Why Aren’t CHWs Utilized More?
In 2010, through the Patient Protection and Affordable Care Act and the growth of value-based payment, the expansion of CHW programs accelerated within health care. By all estimates, CHW numbers and programs are expected to increase through 2029 due to the funding from the American Rescue Plan and the ongoing need to bolster an already overburdened health-care system, as discussed in the Journal of Health, Politics, Policy and Law. According to the National Academy for State Health Policy, as of January 2024, 15 states and the District of Columbia utilize the Medicaid state plan amendments to reimburse CHW services. A bipartisan bill, the Community Health Worker Access Act, will improve local health workers’ ability to bridge gaps in health outcomes by improving Medicare coverage for their services, including personalized support for illness prevention and recovery. However, this bill would limit the expanded access to CHW services to those on Medicare and Medicaid only.

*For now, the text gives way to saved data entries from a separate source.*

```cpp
__device__ __forceinline__ float sf_sum4groups(float v) {
  v += __shfl_xor(v, 16, 64);
  v += __shfl_xor(v, 32, 64);
  return v;
}
__device__ __forceinline__ f32x4 sf_mma16(float4 w, const f32x4& in, f32x4 acc) {
  acc = SF_MFMA16(w.x, in[0], acc);
  acc = SF_MFMA16(w.y, in[1], acc);
  acc = SF_MFMA16(w.z, in[2], acc);
  acc = SF_MFMA16(w.w, in[3], acc);
  return acc;
}
// ... 536 lines not shown
template <int NT>
__device__ __forceinline__ void sf_pre16g_load(SfPass16G& S, int g4) {
#pragma unroll
  for (int ot = 0; ot < NT; ++ot) S.pre[ot] = *reinterpret_cast<const f32x4*>(S.c0p + ot * 16 + 4 * g4);
}
__device__ __forceinline__ f32x4 sf_rank1(const f32x4& acc, const float4& w, float v) {
  const f32x2 vv = {v, v};
  const f32x2 lo = __builtin_elementwise_fma(f32x2{w.x, w.y}, vv, f32x2{acc[0], acc[1]});
  const f32x2 hi = __builtin_elementwise_fma(f32x2{w.z, w.w}, vv, f32x2{acc[2], acc[3]});
  return f32x4{lo[0], lo[1], hi[0], hi[1]};
}
template <int NT, int K>
struct SfWpCols {
  float4 w[NT - K + 1];
  __device__ __forceinline__ void load(const float* tp, int o_wp, int g4) {
#pragma unroll
    for (int q = 0; q <= NT - K; ++q) w[q] = *reinterpret_cast<const float4*>(tp + o_wp + sf_wp16_entry(NT, K, K - 1 + q) * 16 + 4 * g4);
  }
  __device__ __forceinline__ void apply(SfPass16G& S, float wv) const {
#pragma unroll
    for (int q = 0; q <= NT - K; ++q) S.pre[K - 1 + q] = sf_rank1(S.pre[K - 1 + q], w[q], wv);
  }
};
template <int OT, int NB, int NT>
__device__ __forceinline__ float sf_pass16g(const SfDev& m, const float* tp, const float* tpF, SfPass16G& S, int sl, float u_in,
                                            int lane, int g4) {
  const float4 wh = sf_w16(tp + m.o16_wh, NT, 0, OT, lane);
  float4 fw[OT + 1];
  f32x4 b1;
  if (NB == 2) {
    b1 = sf_ld4(tp + m.o16_bk[1] + (OT * 4 + g4) * 4);
#pragma unroll
    for (int it = 0; it <= OT; ++it) fw[it] = sf_w16f<true>(tpF, NT, OT, it, lane);
  }
  SfWpCols<NT, (OT + 2 <= NT ? OT + 2 : NT)> wu;
  if constexpr (OT + 2 <= NT) wu.load(tp, m.o16_wp, g4);
  __builtin_amdgcn_sched_barrier(0);
  if (NB == 2) {
#pragma unroll
    for (int it = 0; it < OT; ++it) b1 = sf_mma16(fw[it], S.act[it], b1);
  }
  f32x4 last = sf_tanh4(S.pre[OT]);
  if (NB == 2) {
    S.act[OT] = last;
    b1 = sf_mma16(fw[OT], last, b1);
    last = sf_tanh4(b1);
  }
  S.hdone = sf_mma16(wh, last, S.hdone);
  const bool odd = (sl & 1) != 0;
  const int src = (lane & 15) + 16 * (sl >> 1);
  const float av = __shfl(odd ? S.hdone[2] : S.hdone[0], src, 64);
  const float mv = __shfl(odd ? S.hdone[3] : S.hdone[1], src, 64);
  const float wv = sf_div(u_in - mv, sf_scale16(m, av));
  if constexpr (OT + 2 <= NT) wu.apply(S, wv);
  return wv;
}
template <int NB, int DD>
__device__ __forceinline__ void sf_transform16g(const SfDev& m, const float* tp, const float* tpF, SfPass16G& S, int dsl, f32x4& u,
                                                float* scr, int lane, int g4) {
  constexpr int NT = DD - 1;
  *reinterpret_cast<f32x4*>(scr + 4 * g4) = u;
  int sl[DD];
  float ud[DD];
#pragma unroll
  for (int q = 0; q < DD; ++q) {
    sl[q] = __builtin_amdgcn_readlane(dsl, q);
    ud[q] = scr[sl[q]];
  }
  {
    SfWpCols<NT, 1> wu;
    wu.load(tp, m.o16_wp, g4);
    const float av = tp[m.o16_hvb + 2 * sl[0]], mv = tp[m.o16_hvb + 2 * sl[0] + 1];
    const float wv = sf_div(ud[0] - mv, sf_scale16(m, av));
    wu.apply(S, wv);
    scr[sl[0]] = wv;
  }
  auto pass = [&](auto otc) {
    constexpr int OT = decltype(otc)::value;
    scr[sl[OT + 1]] = sf_pass16g<OT, NB, NT>(m, tp, tpF, S, sl[OT + 1], ud[OT + 1], lane, g4);
  };
  pass(std::integral_constant<int, 0>{});
  if constexpr (DD >= 3) pass(std::integral_constant<int, 1>{});
  if constexpr (DD >= 4) pass(std::integral_constant<int, 2>{});
  if constexpr (DD >= 5) pass(std::integral_constant<int, 3>{});
  u = *reinterpret_cast<const f32x4*>(scr + 4 * g4);
}
template <> struct SfHid16<2> {
  using State = SfPass16G;
};

__device__ __forceinline__ void sf_copy_group16(const float4* g, float4* l) {
  __builtin_amdgcn_global_load_lds((const void*)g, (void __attribute__((address_space(3)))*)l, 16, 0, 0);
  __builtin_amdgcn_global_load_lds((const void*)g, (void __attribute__((address_space(3)))*)l, 16, 1024, 0);
  __builtin_amdgcn_global_load_lds((const void*)g, (void __attribute__((address_space(3)))*)l, 16, 2048, 0);
  __builtin_amdgcn_global_load_lds((const void*)g, (void __attribute__((address_space(3)))*)l, 16, 3072, 0);
}

template <int PREC, bool CP>
__device__ __forceinline__ void sf_stage16(const SfDev& m, int t, int a_floats, int wave) {
  const int lane_ = threadIdx.x & 63;
  const int ga = a_floats >> 10;
  const float4* __restrict__ sa = reinterpret_cast<const float4*>(m.packed16 + (size_t)t * m.t16_stride);
// ... 149 lines not shown
```

Baseline: 1.108 billion.

## Pack hidden rows into three k-slots per tile to skip fourth MFMA k-step

When each hidden group of the MAF fits one 16-row tile with at most 12 rows, rows are re-placed so the fourth k-slot of every 4-row block is empty. The fused sampler and find kernels get a K3 template parameter that drops the last MFMA k-step and one tanh lane for those tiles. This cuts matrix and transcendental work in the sequential autoregressive passes. The cost is extra kernel instantiations, and correctness relies on the packed-weight builder still using the original row map while the kernel uses the new placement.

Result: faster. 1.165 billion (median of 6 runs) (+5.2%).

```diff
diff --git a/synference_amd/csrc/sf_api.hip b/synference_amd/csrc/sf_api.hip
--- a/synference_amd/csrc/sf_api.hip
+++ b/synference_amd/csrc/sf_api.hip
@@ -255,7 +255,7 @@
   add("t16c_stride", v.t16c_stride); add("o16c_bk1", v.o16c_bk1); add("o16c_hvb", v.o16c_hvb); add("o16c_bh", v.o16c_bh);
   add("o16c_wh", v.o16c_wh); add("o16c_wp", v.o16c_wp); add("o16c_blk", v.o16c_blk); add("c16_fix", sf_maf16_compact_fix(v));
   add("sampler_fused", (f->dev_ready && f->ctab_x) ? (sf_maf16_plan(sampler_dev(f, f->ctab_x)).fused ? 1 : 0) : 0);
-  add("m16_ok", v.m16_ok); add("m16_span", v.m16_span); add("nT16", v.nT16); add("nC16", v.nC16); add("t16_stride", v.t16_stride);
+  add("m16_ok", v.m16_ok); add("m16_span", v.m16_span); add("m16_k3", v.m16_k3); add("nT16", v.nT16); add("nC16", v.nC16); add("t16_stride", v.t16_stride);
   s += "\"g16_tile\": [";
   for (int i = 0; i < SF_DMAX; ++i) s += std::to_string(v.g16_tile[i]) + (i + 1 < SF_DMAX ? ", " : "], ");
   s += "\"g16_lo\": [";
diff --git a/synference_amd/csrc/sf_layout.cpp b/synference_amd/csrc/sf_layout.cpp
--- a/synference_amd/csrc/sf_layout.cpp
+++ b/synference_amd/csrc/sf_layout.cpp
@@ -100,8 +100,10 @@
 
   std::vector<int> hrow_full(4 * 32, -1);
   std::vector<int> h16row(4 * 16, -1);
+  std::vector<int> h16row_trc;
   v.inc_ok = 0;
   v.m16_ok = 0;
+  v.m16_k3 = 0;
   if (d.kind == SF_MAF) {
     const int mx = std::max(1, D - 1), mn = std::min(1, D - 1);
     const int G = mx;
@@ -164,6 +166,21 @@
         v.g16_tile[g + mn] = tile16;
       }
       for (int g = 0; g < G; ++g) v.g16_lo[g + mn] = v.g16_tile[g + mn];
+      h16row_trc = h16row;
+      if (ok16 && D >= 3 && D <= 5 && tile16 + 1 == D - 1) {
+        bool one_per_tile = true;
+        for (int g = 0; g < G; ++g) one_per_tile = one_per_tile && v.g16_tile[g + mn] == g;
+        if (one_per_tile) {
+          std::vector<int> ks(G);
+          for (int g = 0; g < G; ++g) {
+            const int n = (int)grp[g].size();
+            ks[g] = std::max(3, ceil_div(n, 4));
+            for (int r = 0; r < 16; ++r) h16row[g * 16 + r] = -1;
+            for (int q = 0; q < n; ++q) h16row[g * 16 + 4 * (q / ks[g]) + q % ks[g]] = grp[g][q];
+          }
+          while (v.m16_k3 < G && ks[G - 1 - v.m16_k3] == 3) ++v.m16_k3;
+        }
+      }
       if (!ok16 && D >= 2 && NB <= 2 && H <= 64) {
         h16row.assign(4 * 16, -1);
         int r = 0;
@@ -172,6 +189,7 @@
           for (int j : grp[g]) h16row[r++] = j;
           v.g16_tile[g + mn] = (r - 1) / 16;
         }
+        h16row_trc = h16row;
         tile16 = (H - 1) / 16;
         ok16 = true;
         v.m16_span = 1;
@@ -494,7 +512,7 @@
               bool any = false;
               for (int ro = 0; ro < 16 && !any; ++ro)
                 for (int ri = 0; ri < 16 && !any; ++ri) {
-                  const int oo = h16row[ot * 16 + ro], ii = h16row[it * 16 + ri];
+                  const int oo = h16row_trc[ot * 16 + ro], ii = h16row_trc[it * 16 + ri];
                   any = oo >= 0 && ii >= 0 && deg_h(oo) >= deg_h(ii);
                 }
               if (any) {
@@ -516,7 +534,7 @@
         int64_t gcur = 0;
         const int64_t gbase_t = (int64_t)t * c.g_stride;
         auto w_in = [&](int to, int ro, int ti, int ri) -> int64_t {
-          const int oo = h16row[to * 16 + ro];
+          const int oo = h16row_trc[to * 16 + ro];
           if (oo < 0) return -1;
           if (ti == 0 && (ri & 3) < 2) {
             const int p = 2 * (ri >> 2) + (ri & 3);
@@ -527,7 +545,7 @@
         };
         auto w_hid = [&](int64_t base) {
           return [&, base](int to, int ro, int ti, int ri) -> int64_t {
-            const int oo = h16row[to * 16 + ro], ii = h16row[ti * 16 + ri];
+            const int oo = h16row_trc[to * 16 + ro], ii = h16row_trc[ti * 16 + ri];
             return (oo >= 0 && ii >= 0 && deg_h(oo) >= deg_h(ii)) ? base + (int64_t)oo * H + ii : -1;
           };
         };
@@ -537,7 +555,7 @@
           return 2 * sinv[p] + ((ro & 3) >= 2 ? 1 : 0);
         };
         auto w_head = [&](int , int ro, int ti, int ri) -> int64_t {
-          const int orow_l = head_row(ro), ii = h16row[ti * 16 + ri];
+          const int orow_l = head_row(ro), ii = h16row_trc[ti * 16 + ri];
           return (orow_l >= 0 && ii >= 0 && (orow_l / 2 + 1) > deg_h(ii)) ? lWf + (int64_t)orow_l * H + ii : -1;
         };
         using WFn = std::function<int64_t(int, int, int, int)>;
@@ -570,7 +588,7 @@
             }
         };
         auto hid_bias = [&](int64_t base) {
-          return [&, base](int ot, int ro) -> int64_t { const int oo = h16row[ot * 16 + ro]; return oo >= 0 ? base + oo : -1; };
+          return [&, base](int ot, int ro) -> int64_t { const int oo = h16row_trc[ot * 16 + ro]; return oo >= 0 ? base + oo : -1; };
         };
         if (t == 0) L.gdstC.assign((size_t)0, -1);
         if (L.gdstC.size() < (size_t)P) L.gdstC.resize((size_t)P, -1);
diff --git a/synference_amd/csrc/sf_layout.h b/synference_amd/csrc/sf_layout.h
--- a/synference_amd/csrc/sf_layout.h
+++ b/synference_amd/csrc/sf_layout.h
@@ -56,6 +56,7 @@
   const uint32_t* packed16B;
   int t16B_stride, nP16, o16B_wk[2];
   int m16_span;
+  int m16_k3;
   int o16_w0, o16_wc, o16_b0, o16_wk[2], o16_bk[2], o16_hv, o16_hvb;
   int g16_tile[SF_DMAX];
   int g16_lo[SF_DMAX];
diff --git a/synference_amd/csrc/sf_maf16.hip b/synference_amd/csrc/sf_maf16.hip
--- a/synference_amd/csrc/sf_maf16.hip
+++ b/synference_amd/csrc/sf_maf16.hip
@@ -187,8 +187,9 @@
 #ifndef SF_SAMP16_WG_FUSED
 #define SF_SAMP16_WG_FUSED 4
 #endif
-template <int NB, bool SPAN, bool HM, int DD = 0, int PREC = 0>
+template <int NB, bool SPAN, bool HM, int DD = 0, int PREC = 0, int K3 = 0>
 __global__ __launch_bounds__(256, (SPAN ? 3 : (PREC == 2 ? SF_SAMP16_WG_FUSED : 4))) void k_maf_samp16(SfSamp16Args args_in) {
+  static_assert(K3 == 0 || (PREC == 2 && K3 <= DD - 1), "skipped k-steps: the fused passes only, at most every hidden tile");
   static_assert(DD == 0 || (HM && !SPAN && DD >= 2 && DD <= 5), "unrolled passes: head tile, aligned placement, D <= 5");
   static_assert(PREC != 2 || DD >= 3, "fused first layer: unrolled kernels only (m_fix and the compact image's offsets)");
   using HID = SfHid16<PREC>;
@@ -302,7 +303,7 @@
           if (HM) S.hdone = sf_ld4(tp + m.o16_bh + g4 * 4);
           if constexpr (PREC == 2) {
             float* scr = sf_lds16 + FC::size + wave * SF_G16_SCR + s * SF_G16_ROW;
-            sf_transform16g<NB, DD>(m, tp, static_cast<const float*>(tpB), S, dsl, u_cur, scr, lane, g4);
+            sf_transform16g<NB, DD, K3>(m, tp, static_cast<const float*>(tpB), S, dsl, u_cur, scr, lane, g4);
           } else {
             S.xr = a.x + gal_cur * m.C;
             if constexpr (DD > 0) {
@@ -434,8 +435,9 @@
   }
 }
 
-template <int NB, int DD, int PREC = 0>
+template <int NB, int DD, int PREC = 0, int K3 = 0>
 __global__ __launch_bounds__(256, 4) void k_maf_find16s(SfDev m, SfSampleArgsHost a) {
+  static_assert(K3 == 0 || (PREC == 2 && K3 <= DD - 1), "skipped k-steps: the fused passes only");
   using HID = SfHid16<PREC>;
   using FC = SfFixC16<NB, DD>;
   SfFix16<NB, DD>::apply(m);
@@ -480,7 +482,7 @@
         S.hdone = sf_ld4(tp + m.o16_bh + g4 * 4);
         if constexpr (PREC == 2) {
           float* scr = sf_lds16 + FC::size + wave * SF_G16_SCR + s * SF_G16_ROW;
-          sf_transform16g<NB, DD>(m, tp, static_cast<const float*>(tpB), S, dsl, u_cur, scr, lane, g4);
+          sf_transform16g<NB, DD, K3>(m, tp, static_cast<const float*>(tpB), S, dsl, u_cur, scr, lane, g4);
         } else {
           sf_transform16s<HID, NB, DD>(m, tp, tpB, S, NT, dsl, u_cur, lane, g4);
         }
@@ -591,12 +593,24 @@
   return pl;
 }
 
-template <int NB, int DD, int PREC>
+template <int DD, typename F>
+static hipError_t sf_visit_k3(int k3, F&& f) {
+  switch (k3) {
+    case 0: return f(std::integral_constant<int, 0>{});
+    case 1: return f(std::integral_constant<int, 1>{});
+    case 2: return f(std::integral_constant<int, 2>{});
+    case 3: if constexpr (DD >= 4) return f(std::integral_constant<int, 3>{}); else return hipErrorInvalidValue;
+    case 4: if constexpr (DD >= 5) return f(std::integral_constant<int, 4>{}); else return hipErrorInvalidValue;
+    default: return hipErrorInvalidValue;
+  }
+}
+
+template <int NB, int DD, int PREC, int K3 = 0>
 static hipError_t sf_launch_find16s(const SfDev& m, const SfSampleArgsHost& a, hipStream_t st) {
   static SfAttrCache attr;
   const size_t sh = (size_t)sf_lds_floats16<PREC>(m, true) * sizeof(float) + 80 * sizeof(float);
-  if (hipError_t e = sf_lds_optin16(k_maf_find16s<NB, DD, PREC>, attr); e != hipSuccess) return e;
-  hipLaunchKernelGGL((k_maf_find16s<NB, DD, PREC>), dim3((unsigned)((a.n_items + 127) / 128)), dim3(256), sh, st, m, a);
+  if (hipError_t e = sf_lds_optin16(k_maf_find16s<NB, DD, PREC, K3>, attr); e != hipSuccess) return e;
+  hipLaunchKernelGGL((k_maf_find16s<NB, DD, PREC, K3>), dim3((unsigned)((a.n_items + 127) / 128)), dim3(256), sh, st, m, a);
   return hipGetLastError();
 }
 
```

According to the US Census Bureau, in 2022, private health insurance coverage continued to be more prevalent than public coverage, at 65.6 percent versus 36.1 percent. This means two-thirds of the US population would not have access to the cost-effective services of a CHW because of lack of reimbursement. As reported in JAMA, at a time when the US spends between $421 billion and $450 billion annually due to health disparities and differential outcomes, limited reimbursement for the services of these trusted health-care workers will yield worse health and economic outcomes for individuals and society.

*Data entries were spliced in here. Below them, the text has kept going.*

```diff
@@ -28,7 +32,7 @@
     xcc = (t[:, 2].astype(np.uint64) >> np.uint64(32)).astype(int) & 0xF
     spread = wave_end.max(axis=1) - wave_end.min(axis=1)
     live = (wave_end - start[:, None]).sum() / (span * len(t))
-    out = {"matches": n, "hypotheses": H, "blocks": len(t), "span_us": round(span, 1), "last_start_us": round(float(start.max()), 1),
+    out = {"sw1": SW1[0] if SW1 else 0, "matches": n, "hypotheses": H, "blocks": len(t), "span_us": round(span, 1), "last_start_us": round(float(start.max()), 1),
            "block_lifetime_us_p0_10_50_90_100": [round(float(x), 1) for x in np.percentile(life, [0, 10, 50, 90, 100])],
            "block_end_us_p10_50_90": [round(float(x), 1) for x in np.percentile(blk_end, [10, 50, 90])],
            "wave_end_spread_in_block_us_p50_90_100": [round(float(x), 1) for x in np.percentile(spread, [50, 90, 100])],
```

CHWs have shared with the authors what they do and what it means to the people they serve. Priscilla Koilor, founding director of Mobile Holistic Healing Services, notes, “When the patient is discharged from the emergency department with a prescription for insulin, it is the CHW, not the physician, who finds that there is no food and no refrigerator for the patient, making the storage of insulin, let alone its use, neither feasible nor safe.” A published photo essay of Baltimore CHWs in Health Affairs points out the challenges faced and the additional stress they place upon the workers: “… a concern that all CHWs share, [is]not only with funds for direct services, such as food, but also for our jobs, which are paid with specific funds and are not permanent. When funds are low, they make cuts, which, unfortunately, may be [of] what is needed the most.”

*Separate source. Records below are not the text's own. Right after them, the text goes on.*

constexpr int PF = 2;
template <int FT>
struct BFragT {
    f16x8 h[FT], l[FT];
};
__device__ __forceinline__ f16x8 ldw(const char *ubase, unsigned voff, int imm) {
    return *reinterpret_cast<const f16x8 *>(ubase + voff + imm);
}
#define SPLIT_MFMA(a, b, c) __builtin_amdgcn_mfma_f32_32x32x16_f16(a, b, c, 0, 0, 0)
template <int FT>
__device__ __forceinline__ void load_b(BFragT<FT> &b, const char *u0, size_t ct_stride, unsigned voff) {
#pragma unroll
    for (int cc = 0; cc < FT; ++cc) {
        b.h[cc] = ldw(u0 + cc * ct_stride, voff, 0);
        b.l[cc] = ldw(u0 + cc * ct_stride, voff, 1024);
    }
}
template <int ST, int FT>
__device__ __forceinline__ void zero_acc(f32x16 (&a)[ST][FT]) {
#pragma unroll
    for (int r = 0; r < ST; ++r)
#pragma unroll
        for (int cc = 0; cc < FT; ++cc)
#pragma unroll
            for (int e = 0; e < 16; ++e) a[r][cc][e] = 0.f;
}
template <int ST>
struct AFragT {
    f16x8 h[ST], l[ST];
};
template <class CT>
__device__ __forceinline__ void load_a(AFragT<CT::NST> &a, const _Float16 *a0p, int kk) {
#pragma unroll
    for (int st = 0; st < CT::NST; ++st) {
        a.h[st] = *reinterpret_cast<const f16x8 *>(a0p + st * 32 * CT::RSH + kk * 16);
        a.l[st] = *reinterpret_cast<const f16x8 *>(a0p + st * 32 * CT::RSH + CT::SH + kk * 16);
    }
}
template <class CT>
__device__ __forceinline__ void kloop_f32(const CT &c, const LayerS &ly, int kb0, int kb1, f32x16 (&acc)[CT::NST][CT::FT]) {
    constexpr int FT = CT::FT, NST = CT::NST;
    constexpr int PFD = 4;
    const int i = c.lane & 31, hh = c.lane >> 5;
    const float *a0p = c.f32() + i * CT::RSF() + 4 * hh + kb0 * 8;
    const char *u0 = reinterpret_cast<const char *>(ly.wp) + ((size_t)(FT * c.wave) * ly.KB + kb0) * 1024;
    const size_t cts = (size_t)ly.KB * 1024;
    unsigned voff = (unsigned)c.lane * 16u;
    asm volatile("" : "+v"(voff));
    const int nk = kb1 - kb0;
    f32x4 ring[PFD][FT];
#pragma unroll
    for (int d = 0; d < PFD; ++d) {
        const int kd = d < nk ? d : nk - 1;
#pragma unroll
        for (int cc = 0; cc < FT; ++cc) ring[d][cc] = *reinterpret_cast<const f32x4 *>(u0 + (size_t)kd * 1024 + cc * cts + voff);
    }
    f32x4 an[NST];
#pragma unroll
    for (int st = 0; st < NST; ++st) an[st] = *reinterpret_cast<const f32x4 *>(a0p + st * 32 * CT::RSF());
    __builtin_amdgcn_sched_barrier(0);
#pragma unroll 1
    for (int k = 0; k < nk; k += PFD) {
#pragma unroll
        for (int d = 0; d < PFD; ++d) {
            const int kk = k + d;
            if (kk < nk) {
                f32x4 a[NST];
                const int kx = kk + 1 < nk ? kk + 1 : kk;
#pragma unroll
                for (int st = 0; st < NST; ++st) {
                    a[st] = an[st];
                    an[st] = *reinterpret_cast<const f32x4 *>(a0p + st * 32 * CT::RSF() + kx * 8);
                }
#pragma unroll
                for (int r = 0; r < 4; ++r)
#pragma unroll
                    for (int cc = 0; cc < FT; ++cc)
#pragma unroll
                        for (int st = 0; st < NST; ++st)
                            acc[st][cc] = __builtin_amdgcn_mfma_f32_32x32x2f32(ring[d][cc][r], a[st][r], acc[st][cc], 0, 0, 0);
                const int kn = kk + PFD < nk ? kk + PFD : nk - 1;
#pragma unroll
                for (int cc = 0; cc < FT; ++cc)
                    ring[d][cc] = *reinterpret_cast<const f32x4 *>(u0 + (size_t)kn * 1024 + cc * cts + voff);
                __builtin_amdgcn_sched_barrier(0);
            }
        }
    }
}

The reality is that CHWs often experience the very disparities they are tasked to address. Members of vulnerable communities themselves, they also struggle to effect change and improve outcomes while facing challenging work conditions, job insecurity, and uncertain wages. Yet, CHWs are among the interventions demonstrated to address disparities and be cost-effective and efficient.
What Is Lacking?
Barriers to exploring and scaling up effective CHW models like Individualized Management for Patient-Centered Targets (IMPaCT), a standardized community health worker intervention that addresses socioeconomic and behavioral barriers to health in low-income populations discussed in Health Affairs, must be identified and addressed, as well as the ongoing challenges to expanding CHW reimbursement. At the same time, it will be essential to monitor return on investment and reinvest dollars saved to further decrease SDOH that confound health disparities and health outcomes, which are explored in the Annual Review of Public Health and the National Academies reports. The Milken Institute remains focused on the drivers of health inequity and the opportunities to highlight and remediate them. Informing this activity with the voices and lived experiences of those affected by these inequities remains central to this mission.